How can graphic designers prepare for the rise of AI?
The beautiful writing is on the wall for graphic designers: adapt or fall behind.
The beautiful writing is on the wall for graphic designers: adapt or fall behind.
McKinsey is already predicting that 800 million people, about 30% of the world’s entire workforce, will lose their jobs as a result of AI by 2030. Obviously, this trend isn’t limited to graphic designers. But with the rise of wildly popular AI image generators like Midjourney, Craiyon, and Nightcafe – not to mention platforms like Getty Images and Canva launching their own AI products – graphic designers are understandably feeling the squeeze. If any layperson can generate a custom image or design, instantly, with zero training, where does that leave graphic design as a profession?
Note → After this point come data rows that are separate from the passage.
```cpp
hipError_t launch_gn_finalize(const double* partials, int nblk, double count, const float* gamma, const float* beta,
                              int C, float eps, int B, float* aff, hipStream_t st) {
    hipLaunchKernelGGL(gn_finalize_kernel, dim3(B), dim3(256), 0, st, partials, nblk, count, gamma, beta, C, eps, aff);
    return hipGetLastError();
}

__global__ __launch_bounds__(256) void combine_kernel(Src s0, Src s1, int elu, float alpha, const float* __restrict__ mul,
                                                      int C, int Tsrc, int Tcopy, float* __restrict__ out,
                                                      long long o_sB, long long o_sC, long long o_sT) {
    const int b = blockIdx.z, c = blockIdx.y;
    const size_t row = (size_t)b * C + c;
    float2 a0 = make_float2(1.f, 0.f), a1 = make_float2(1.f, 0.f);
    if (s0.aff) a0 = ((const float2*)s0.aff)[row];
    if (s1.ptr && s1.aff) a1 = ((const float2*)s1.aff)[row];
    const float m = mul ? mul[b] : 1.f;
    if (o_sT == 1 && !s0.div) {
        float* orow = out + (size_t)b * o_sB + (size_t)c * o_sC;
        const float* r0 = s0.ptr + row * Tsrc;
        const float* r1 = s1.ptr ? s1.ptr + row * Tsrc : r0;
        const int T4 = Tcopy >> 2;
        for (int q = blockIdx.x * 256 + threadIdx.x; q < T4; q += gridDim.x * 256) {
            const f32x4 x0 = *(const f32x4u*)(r0 + 4 * q);
            const f32x4 x1 = s1.ptr ? (f32x4)(*(const f32x4u*)(r1 + 4 * q)) : x0;
            f32x4 y;
#pragma unroll
            for (int j = 0; j < 4; ++j) {
                float v = x0[j];
                if (s0.aff) v = fmaf(v, a0.x, a0.y);
                if (s1.ptr) {
                    float w = x1[j];
                    if (s1.aff) w = fmaf(w, a1.x, a1.y);
                    v = v + w;
                }
                if (elu) v = elu_f(v, alpha);
                if (mul) v = v * m;
                y[j] = v;
            }
            *(f32x4u*)(orow + 4 * q) = y;
        }
        for (int t = 4 * T4 + blockIdx.x * 256 + threadIdx.x; t < Tcopy; t += gridDim.x * 256) {
            float v = r0[t];
            if (s0.aff) v = fmaf(v, a0.x, a0.y);
            if (s1.ptr) {
                float w = r1[t];
                if (s1.aff) w = fmaf(w, a1.x, a1.y);
                v = v + w;
            }
            if (elu) v = elu_f(v, alpha);
            if (mul) v = v * m;
            orow[t] = v;
        }
        return;
    }
    for (int t = blockIdx.x * 256 + threadIdx.x; t < Tcopy; t += gridDim.x * 256) {
        float v = s0.ptr[row * Tsrc + t];
        if (s0.div) v = v / s0.div[b];
        if (s0.aff) v = fmaf(v, a0.x, a0.y);
        if (s1.ptr) {
            float w = s1.ptr[row * Tsrc + t];
            if (s1.aff) w = fmaf(w, a1.x, a1.y);
            v = v + w;
        }
        if (elu) v = elu_f(v, alpha);
        if (mul) v = v * m;
        out[(size_t)b * o_sB + (size_t)c * o_sC + (size_t)t * o_sT] = v;
    }
}

hipError_t launch_combine(const Src& s0, const Src& s1, int elu, float alpha, const float* mul, int B, int C, int Tsrc,
                          int Tcopy, float* out, long long o_sB, long long o_sC, long long o_sT, hipStream_t st) {
    if (Tcopy <= 0 || B <= 0) return hipSuccess;
    int gx = ceil_div(Tcopy, 256 * 4);
    if (gx < 1) gx = 1;
    hipLaunchKernelGGL(combine_kernel, dim3(gx, C, B), dim3(256), 0, st, s0, s1, elu, alpha, mul, C, Tsrc, Tcopy, out,
                       o_sB, o_sC, o_sT);
    return hipGetLastError();
}

__global__ __launch_bounds__(256) void combine_xq_kernel(Src s0, Src s1, int elu, float alpha, int C, int Tin, int padL, int padR, int pad_zero,
                                                         int Leff, float* __restrict__ xq) {
    const int b = blockIdx.z, g4 = blockIdx.y, Tp = padL + Tin + padR;
    const size_t row0 = (size_t)b * C + 4 * g4;
    float2 a0[4], a1[4];
#pragma unroll
    for (int s4 = 0; s4 < 4; ++s4) {
        a0[s4] = s0.aff ? ((const float2*)s0.aff)[row0 + s4] : make_float2(1.f, 0.f);
        a1[s4] = (s1.ptr && s1.aff) ? ((const float2*)s1.aff)[row0 + s4] : make_float2(1.f, 0.f);
    }
    const float* r0 = s0.ptr + row0 * Tin;
    const float* r1 = s1.ptr ? s1.ptr + row0 * Tin : r0;
    f32x4* orow = (f32x4*)xq + ((size_t)b * (C >> 2) + g4) * (size_t)Tp;
    const int hi_lim = Tin + padR, refl = 2 * (Leff - 1);
    auto act = [&](float v, float w, int s4) __attribute__((always_inline)) {
        if (s0.aff) v = fmaf(v, a0[s4].x, a0[s4].y);
        if (s1.ptr) v = v + (s1.aff ? fmaf(w, a1[s4].x, a1[s4].y) : w);
        if (elu) v = elu_f(v, alpha);
        return v;
    };
    const int T4 = (Tp + 3) >> 2;
    for (int q = blockIdx.x * 256 + threadIdx.x; q < T4; q += gridDim.x * 256) {
        const int g = 4 * q - padL;
        f32x4 x0[4], x1[4];
        bool ok[4] = {true, true, true, true};
        if (g >= 0 && g + 3 < Tin) {
#pragma unroll
            for (int s4 = 0; s4 < 4; ++s4) {
                x0[s4] = *(const f32x4u*)(r0 + (size_t)s4 * Tin + g);
                x1[s4] = s1.ptr ? (f32x4)(*(const f32x4u*)(r1 + (size_t)s4 * Tin + g)) : x0[s4];
            }
        } else {
#pragma unroll
            for (int j = 0; j < 4; ++j) {
                const int gj = g + j;
                bool o = gj >= -padL && gj < hi_lim;
                int src = gj < 0 ? -gj : gj;
                src = src >= Leff ? refl - src : src;
                if (pad_zero) { src = gj; o = o && gj >= 0; }
// ... 156 lines not shown
```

Adobe is already trying to downplay these fears, arguing that AI won’t replace design jobs, any more than the invention of cameras eliminated painting. But is there anything designers themselves can do to prepare? Let’s take a look.
This is perhaps the most important point: instead of fearing AI adoption, graphic designers should embrace it. Traditionally, the only people that get swept away by digital change are the ones who don’t appreciate that change. Look at Kodak and digital cameras, or news networks and the rise of the internet. Even if you don’t lose your job to generative AI in the near future, you could lose your job to another designer who knows how to use AI. Where to start? How about using AI for repetitive design tasks, like resizing images, or generating mock-ups, or removing backgrounds? With the right training, AI can actually speed up your workflow, making you a more efficient designer.
If you’re going to fold generative AI into your workflow, you’ll need some elementary AI skills. Learning how to use AI-powered design tools, understanding the basics of machine learning, knowing how to write an effective design prompt (and then hone that prompt through iterative changes) – these are all good skills to have, and they’ll help you stay relevant in a rapidly changing industry. The trick is to align this new knowledge with your experience, your instincts, and your awareness of basic design principles. These are three things laypeople simply don’t have. They’re what make you inherently employable.
Think about the real value you add as a designer. Fundamentally, it’s not just pretty designs; it’s hitting a brief, or solving a particular problem. That’s the human element of design, and it’s not going anywhere. See, AI models may excel at repetitive tasks and data analysis, but they still lack creativity and intuition. As a graphic designer, you can build your skillset around creative problem-solving, storytelling, conceptual thinking, and brand marketing. This way, AI becomes just another arrow in your quiver, rather than an industry-destroying nuclear warhead.
The best way for any profession to prepare for the future is to diversify. The days of the specialist are slowly dying. What you want is a T-shaped skillset: deep experience in one particular niche, but a working understanding of several fields. For designers, this might mean upskilling into UX and UI, motion graphics, video, web development, or even basic programming. The more skills you have, the better and more well-rounded you’ll be as a designer, and the more resilient your career becomes to shock. An AI image generator might be able to replace someone whose only job is image generation, but it can’t code, build web pages, or shoot video, all at the same time.
As AI becomes more prevalent, the value of human-centred design will rise accordingly. In the same way that painting now fetches luxury prices – not because it’s better at rendering reality than your iPhone camera, but because it’s more human. It takes more time, more labour, more creativity. And that lack of convenience actually makes it a premium product. There’s no reason graphic design can’t go the same way. By focussing on human-centred design principles – the needs, preferences and experiences of the end user – designers can add value that AI will never be able to replicate. As Wired has noted before, AI’s Achilles Heel is human-centred design: it can ape graphic designers, but (so far) it can’t replace them.
AI technology is evolving incredibly fast. What was cutting edge last month is passé tomorrow. Just look at the shuddering yawn that greeted Apple’s announcement that they’re jumping onto the AI bandwagon… For graphic designers, the important thing is to stay up-to-date with AI changes in the design industry. Go to seminars, attend networking events, subscribe to platforms like Dexigner and Design News to keep abreast of current developments. AI might be a threat to the design industry, but if you’re informed and prepared, you’re much more likely to make a successful pivot. The only designers who should fear AI are the ones who don’t understand it.